I caught a glance of Sonia outside on the terrace. She was so goodhearted, and from a good family. Despite her cranelike frame, she retained that wholesome baby fat in her cheeks that I’d lost abruptly, overnight it seemed, some years back, unveiling a raw pair of cheekbones like rocks after the tide has pulled away, a vestige perhaps of the Cherokee blood that coursed through my veins and that, even in a small dose, could one day reawaken the nomad in me.
I thought about Sonia’s solemn confession on the roof that night, but I didn’t know how much weight to give it. Was it like in that card game where the first person to play their cards has the implied right to win the hand? Somehow it seemed so and that, according to these rules, it didn’t matter that Pietro had given me a gift, and that the old churchwoman in the cemetery mysteriously seemed to have known about him, and that the memory of his gentle nature was a music that wouldn’t give me rest, and that now his far-fetched face, with that nose appearing oddly delicate up close, was looking back at me with a rather serious expression. Was he worried about the crack in the floor or was he having the same thoughts as I was?
I RAN INTO PIETRO two days later near my university. Without much small talk, he invited me for a coffee that afternoon at the house he shared with his brother. Around four o’clock, he suggested, scribbling on a scrap of paper “Via De Deo, 33. Iannace.” Their place was in the Spanish Quarter, apparently only four or five blocks from mine.
Yet on the way there I got lost, just as the neighborhood had hoped I would. Its grid pattern of streets had been designed for just that since their conception as Spanish military barracks. Nearly identical cafés, fruit vendors, and makeshift stalls with eggs or contraband cigarettes on every corner heightened the mirror effect of that grid, which was ideal for keeping the outsider out and the insider in.
To overcome this problem, I’d memorized paths through the quarter.
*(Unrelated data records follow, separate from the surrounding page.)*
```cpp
struct FrameRecord {
    int kind = 0;
    int need_backward = 0;
    int nx = 0, layout = 0;
    int V = 0, P = 0, W = 0, H = 0;
// ... 382 lines not shown
        int64_t n = list_pairs >= 0 ? list_pairs : B.b.cap;
        if (n > B.b.cap) n = B.b.cap;
        if (n < 1) n = 1;
        const size_t need = gsr_backward_det_bytes(V, p->P, p->W, p->H, n);
        if (!det->scratch || det->bytes < need)
            return fail(GSR_ERR_CAPACITY, "[gsr] backward_det: scratch block too small (%zu < %zu = gsr_backward_det_bytes(%d, %d, %d, %d, %lld): "
                        "the forward's lists hold up to %lld pairs per view)", det->bytes, need, V, p->P, p->W, p->H, (long long)n,
                        (long long)n);
        D = det_view(align256(det->scratch), T, n);
        d_stride = det_view_bytes(p->W, p->H, n);
    }
    if (x) {
        const int nx = x->X.nx;
        x->X.state = xstate_view(align256(const_cast<void*>(x->state)), p->W, p->H, B.b.cap, nx);
        x->X.state_stride = xstate_view_bytes(p->W, p->H, B.b.cap, nx);
        if (x->state_bytes < (size_t)V * x->X.state_stride + 256)
            return fail(GSR_ERR_CAPACITY, "[gsr] extra-state block too small for this binning arena");
    }
    {
        ProfScope ps("bwd_items", L.stream);
        const size_t n_out = !x ? 0 : (size_t)p->P * (x->layout == 0 ? x->X.nx : x->layout == 1 ? V * x->X.nx : (1 + V) * 4);
        if (x && hipMemsetAsync(x->XG.grad, 0, n_out * sizeof(float), L.stream) != hipSuccess)
            return fail(GSR_ERR_HIP, "[gsr] memset failed: %s", hipGetErrorString(hipGetLastError()));
        if (int e = launch_bwd_items(L, B, T, p->P)) return e;
    }
    int dres = 0;
    if (det) {
        {
            ProfScope ps("det_prepare", L.stream);
            if (int e = launch_det_prepare(L, B, D, d_stride, B.b.val[res], T)) return e;
        }
        {
            ProfScope ps("det_sort", L.stream);
            if (int e = launch_det_sort(L, B, D, d_stride, p->P, &dres)) return e;
        }
    }
    {
        ProfScope ps("render_backward", L.stream);
        const RenderBwdDet d{D.part, D.flags, D.slot_base, d_stride, (uint32_t)D.cap};
        if (int e = launch_render_backward(L, *p, B, B.b.val[res], G.dL_dpix, x ? &x->X : nullptr, x ? &x->XG : nullptr, det ? &d : nullptr))
            return e;
    }
    if (det) {
        ProfScope ps("det_reduce", L.stream);
        if (int e = launch_det_reduce(L, B, D, d_stride, dres)) return e;
    }
    {
// ... 279 lines not shown
```

### gaussian-pcloud-render_amd/csrc/binning.hip

```cpp
#include "common.hpp"
#include "tile_cull.hpp"

namespace gsr {

__device__ __forceinline__ uint64_t agent_load(const uint64_t* p)
{
    return __hip_atomic_load(p, __ATOMIC_RELAXED, __HIP_MEMORY_SCOPE_AGENT);
}
__device__ __forceinline__ void agent_store(uint64_t* p, uint64_t v)
{
    __hip_atomic_store(p, v, __ATOMIC_RELAXED, __HIP_MEMORY_SCOPE_AGENT);
}

#ifdef GSR_STATS
constexpr int DUP_REC = 65536;
__device__ unsigned g_dup_rec[DUP_REC][4];
#define DUP_T(var) const unsigned long long var = wall_clock64()
#define DUP_ADD(i, v) do { if (threadIdx.x == 0) { const unsigned r_ = blockIdx.y * gridDim.x + s_ticket; if (r_ < DUP_REC) g_dup_rec[r_][i] = (unsigned)(v); } } while (0)
int debug_dup_times(unsigned long long* out8, int reset)
{
    static unsigned host[DUP_REC][4];
    if (hipMemcpyFromSymbol(host, HIP_SYMBOL(g_dup_rec), sizeof(host)) != hipSuccess) return -1;
    for (int i = 0; i < 8; i++) out8[i] = 0;
    for (int r = 0; r < DUP_REC; r++) {
// ... 398 lines not shown
                cur[2 * lane + 1] = inc - a1;
            }
            __syncthreads();
        }
    }
}

static void order_params(float& knee, float& expo)
{
    static const float k = [] { const char* e = getenv("GSR_ORDER_KNEE"); return e ? (float)atof(e) : 2048.f; }();
    static const float x = [] { const char* e = getenv("GSR_ORDER_EXP"); return e ? (float)atof(e) : 0.3f; }();
    knee = k;
    expo = x;
}

int launch_tile_order(const Launch& L, const Batch& B, int T)
{
    float knee, expo;
    order_params(knee, expo);
    hipLaunchKernelGGL(k_tile_order, dim3(B.V), dim3(1024), 0, L.stream, T, B.iv.ranges, B.iv.tile_order, B.iv_stride, knee, expo);
    return check_launch(L, "tile_order");
}

constexpr int BWD_CLEAR_BLOCKS = 64;
__global__ __launch_bounds__(1024) void k_bwd_items(int T, int chunk_shift, const uint32_t* __restrict__ need, uint32_t* __restrict__ items,
                                                    uint32_t* __restrict__ count, size_t iv_stride, const uint64_t* __restrict__ counters,
                                                    size_t g_stride, float* __restrict__ grad_rec, size_t gr_stride, size_t gr_bytes)
{
    if (blockIdx.y != 0) {
        if (at_view(counters, g_stride, blockIdx.x)[CNT_BWD_DIRTY] == 0) return;
        zero_region(reinterpret_cast<char*>(at_view(grad_rec, gr_stride, blockIdx.x)), gr_bytes,
                    (size_t)(blockIdx.y - 1) * 1024 + threadIdx.x, (size_t)BWD_CLEAR_BLOCKS * 1024);
        return;
    }
    need = at_view(need, iv_stride, blockIdx.x);
    items = at_view(items, iv_stride, blockIdx.x);
    count = at_view(count, iv_stride, blockIdx.x);
    if (threadIdx.x < 8) count[BWD_QUEUE_WORD + threadIdx.x] = 0;
    __shared__ uint32_t cnt[ORD_BUCKETS];
    __shared__ uint32_t cur[ORD_BUCKETS];
    const uint32_t lane = threadIdx.x & 63;
    if (threadIdx.x < ORD_BUCKETS) cnt[threadIdx.x] = 0;
    __syncthreads();
    const uint32_t full_bucket = work_bucket(1u << chunk_shift);
    for (int pass = 0; pass < 2; pass++) {
        for (int t = threadIdx.x; t < T; t += 1024) {
            const uint32_t n = need[t];
            if (n == 0) continue;
            uint32_t n_full = n >> chunk_shift;
            if (n_full > BWD_MAX_CHUNKS - 1) n_full = BWD_MAX_CHUNKS - 1;
            const uint32_t rest = n - (n_full << chunk_shift);
            if (pass == 0) {
                if (n_full) atomicAdd(&cnt[full_bucket], n_full);
                if (rest) atomicAdd(&cnt[work_bucket(rest)], 1u);
            } else {
                if (n_full) {
                    const uint32_t slot = atomicAdd(&cur[full_bucket], n_full);
// ... 1 lines not shown
                }
                if (rest) items[atomicAdd(&cur[work_bucket(rest)], 1u)] = (uint32_t)t | (n_full << BWD_TILE_BITS);
            }
        }
        __syncthreads();
        if (pass == 0) {
            if (threadIdx.x < 64) {
                const uint32_t a0 = cnt[2 * lane], a1 = cnt[2 * lane + 1];
                uint32_t inc = a0 + a1;
#pragma unroll
                for (int d = 1; d < 64; d <<= 1) {
                    const uint32_t n = __shfl_up(inc, d, 64);
                    if (lane >= (uint32_t)d) inc += n;
                }
                cur[2 * lane] = inc - a0 - a1;
                cur[2 * lane + 1] = inc - a1;
                if (lane == 63) count[0] = inc;
            }
            __syncthreads();
        }
    }
}
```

For example, from my building to the Orientale it was left, left again, then right at the street shrine, then straight, sidestepping the puddles under the trays of octopus and mussels, until the street exhaled me out of the quarter and onto the main boulevard, Via Roma. Guided by a sort of muscle memory, I could walk through it all unscathed, even untouched, as if balancing on a tightrope drawn past the antennae and the hanging laundry, through the smog and the hollering. The Spanish Quarter couldn’t be conquered, yet by following such routes I maintained the necessary control to navigate it practically with my eyes closed. But Via De Deo wasn’t on any path I knew. I held on tight to my book bag, occasionally letting my eyes dart up to the street plaques.
“Hey, toothpick!”
It was a young girl who’d checked me out and summed me up and was now staring me down, raring for a catfight; she may have only been nine years old, but in Neapolitan years that was something like nineteen. It was always hard to tell what the locals thought of us university lodgers. It was said that they tried to shield us from their criminal dealings, but who knows. Sometimes they appeared curious, at other times violated. But mostly they looked at us the same way they looked at the neighborhood’s stray dogs, with annoyance but not without tenderness, and kept us at arm’s length.
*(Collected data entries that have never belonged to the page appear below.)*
diff --git a/gaussian-process-regression_amd/csrc/gprc_sched.hip b/gaussian-process-regression_amd/csrc/gprc_sched.hip
--- a/gaussian-process-regression_amd/csrc/gprc_sched.hip
+++ b/gaussian-process-regression_amd/csrc/gprc_sched.hip
@@ -186,6 +186,10 @@
   if (mode && std::strcmp(mode, "left") == 0) G = 1;
   else if (mode && std::atoi(mode) > 0) G = std::atoi(mode);
   if ((mode && std::strcmp(mode, "right") == 0) || G > P) G = P;
+  static const bool solve_panel_steps = [] { const char* e = std::getenv("GPRC_SOLVE_PANEL"); return e && std::strcmp(e, "steps") == 0; }();
+  const char* group_mode = std::getenv("GPRC_SOLVE_GROUP");
+  const int64_t group_env = group_mode ? (int64_t)std::atoi(group_mode) : 0;
+  const int64_t F = std::min(G, group_env > 0 ? group_env : (m_pad / 128 >= 512 ? (int64_t)2 : (int64_t)1));
   auto rows_of = [&](int64_t col_end) {
     if (tri_row0 < 0) return m_pad;
     return std::max<int64_t>(0, std::min<int64_t>(m_pad, pad_up(col_end - tri_row0, 128)));
@@ -195,7 +199,16 @@
     const int64_t mg = rows_of(g1 * NB);
     if (mg == 0) continue;
     GPRC_TRY(launch_solve_left(s, vt, ldv, mg, packed, n_pad, g0, g1 - g0, tri_row0));
-    static const bool solve_panel_steps = [] { const char* e = std::getenv("GPRC_SOLVE_PANEL"); return e && std::strcmp(e, "steps") == 0; }();
+    if (F > 1 && !solve_panel_steps && tri_row0 < 0) {
+      for (int64_t f0 = g0; f0 < g1; f0 += F) {
+        const int64_t f1 = std::min(g1, f0 + F);
+        GPRC_TRY(launch_solve_group(s, vt, ldv, m_pad, packed, n_pad, f0, f1, winv, sspart, m_pad));
+        for (int64_t p = f0; p < f1 && f1 < g1; ++p)
+          GPRC_TRY(launch_gemm_nt(s, vt + f1 * NB * ldv, ldv, vt + p * NB * ldv, ldv, packed + panel_offset(n_pad, p) + (f1 - p) * NB,
+                                  panel_ld(n_pad, p), m_pad, (g1 - f1) * NB, NB, 0, PK_SOLVE_UPDATE));
+      }
+      continue;
+    }
     for (int64_t p = g0; p < g1; ++p) {
       const int64_t ld = panel_ld(n_pad, p);
       const double* pan = packed + panel_offset(n_pad, p);
@@ -295,6 +308,18 @@
   return solve_rows(ctx, packed, winv, n_pad, vt, ld, m_pad);
 }
 
+int gprc_dev_solve_rows_part(gprc_ctx* ctx, const double* packed, const double* winv, int64_t n_pad, double* vt, int64_t ld, int64_t m_pad,
+                             double* sspart, int64_t p_end) {
+  GPRC_TRY(use_device_unless(ctx, m_pad % 128 || n_pad % NB || ld < m_pad || ld % 2, "solve_rows_part: bad padding"));
+  return solve_rows(ctx, packed, winv, n_pad, vt, ld, m_pad, sspart, -1, p_end);
+}
+
+int gprc_tri_product_plan(int wc, int n, int kt, int* col_block) {
+  if (wc < 0 || wc > 1 || n < 0 || n > 3 || kt < 0 || kt > 7) return -1;
+  if (col_block) *col_block = tri_col_block(wc, n);
+  return tri_ktile_runs(wc, n, kt) ? 1 : 0;
+}
+
 int gprc_dev_reverse_factor(gprc_ctx* ctx, const double* packed, const double* winv, int64_t n_pad, double* packed_rev, double* winv_rev) {
   GPRC_TRY(use_device_unless(ctx, !packed || !winv || !packed_rev || !winv_rev || n_pad <= 0 || n_pad % NB, "dev_reverse_factor: bad arguments"));
   return launch_reverse_factor(ctx->stream, packed, winv, n_pad, packed_rev, winv_rev);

The girl gave up and moved on. Out of the corner of my eye I saw something black and white run up a side street and into a vascio. A goat, I was almost sure. And I thought I’d seen everything there was to see in the Quartieri, including a white rabbit living in the woodpile under a pizza maker’s oven. The goat seemed like a good sign and I dived into the alleyway after it. There was a farm smell but no trace of the animal. Locals were glaring at me from their doorways. I kept my eyes glued to the volcanic street stones, but I could already feel panic digging into my bewildered feet with its small, desperate claws.
I recoiled into the first right-hand alley. A deli, thank goodness. I took cover under the dangling meat and stole a glimpse at the street sign. Via De Deo. So much like Dio, it occurred to me. Real or not, the goat had shown me the way. Naples always came through for me in the end.
My thighs tensed up as I made my way up the steep incline. It gave the motorbikes a good workout too: men drove up it with their heads down in concentration, fat widows rode on the back, sidesaddle as their skirts and their years required. Women heaved uphill the burden of their shopping and of their children. Twenty-three. Twenty-five. Twenty-seven. My heart was racing. I blamed it on that ridiculous street, which, if it didn’t ease soon, would take me all the way to San Martino, the monastery just beyond the Spanish Quarter that appeared to hover above it like the very gates of heaven.
Thirty-three. Through the gate I could see a courtyard sunken in darkness but positively thriving with potted plants. My gaze slid up the dizzying face of the building. Above was a blue rectangle, a hint of vastness that made me feel I was about to burst.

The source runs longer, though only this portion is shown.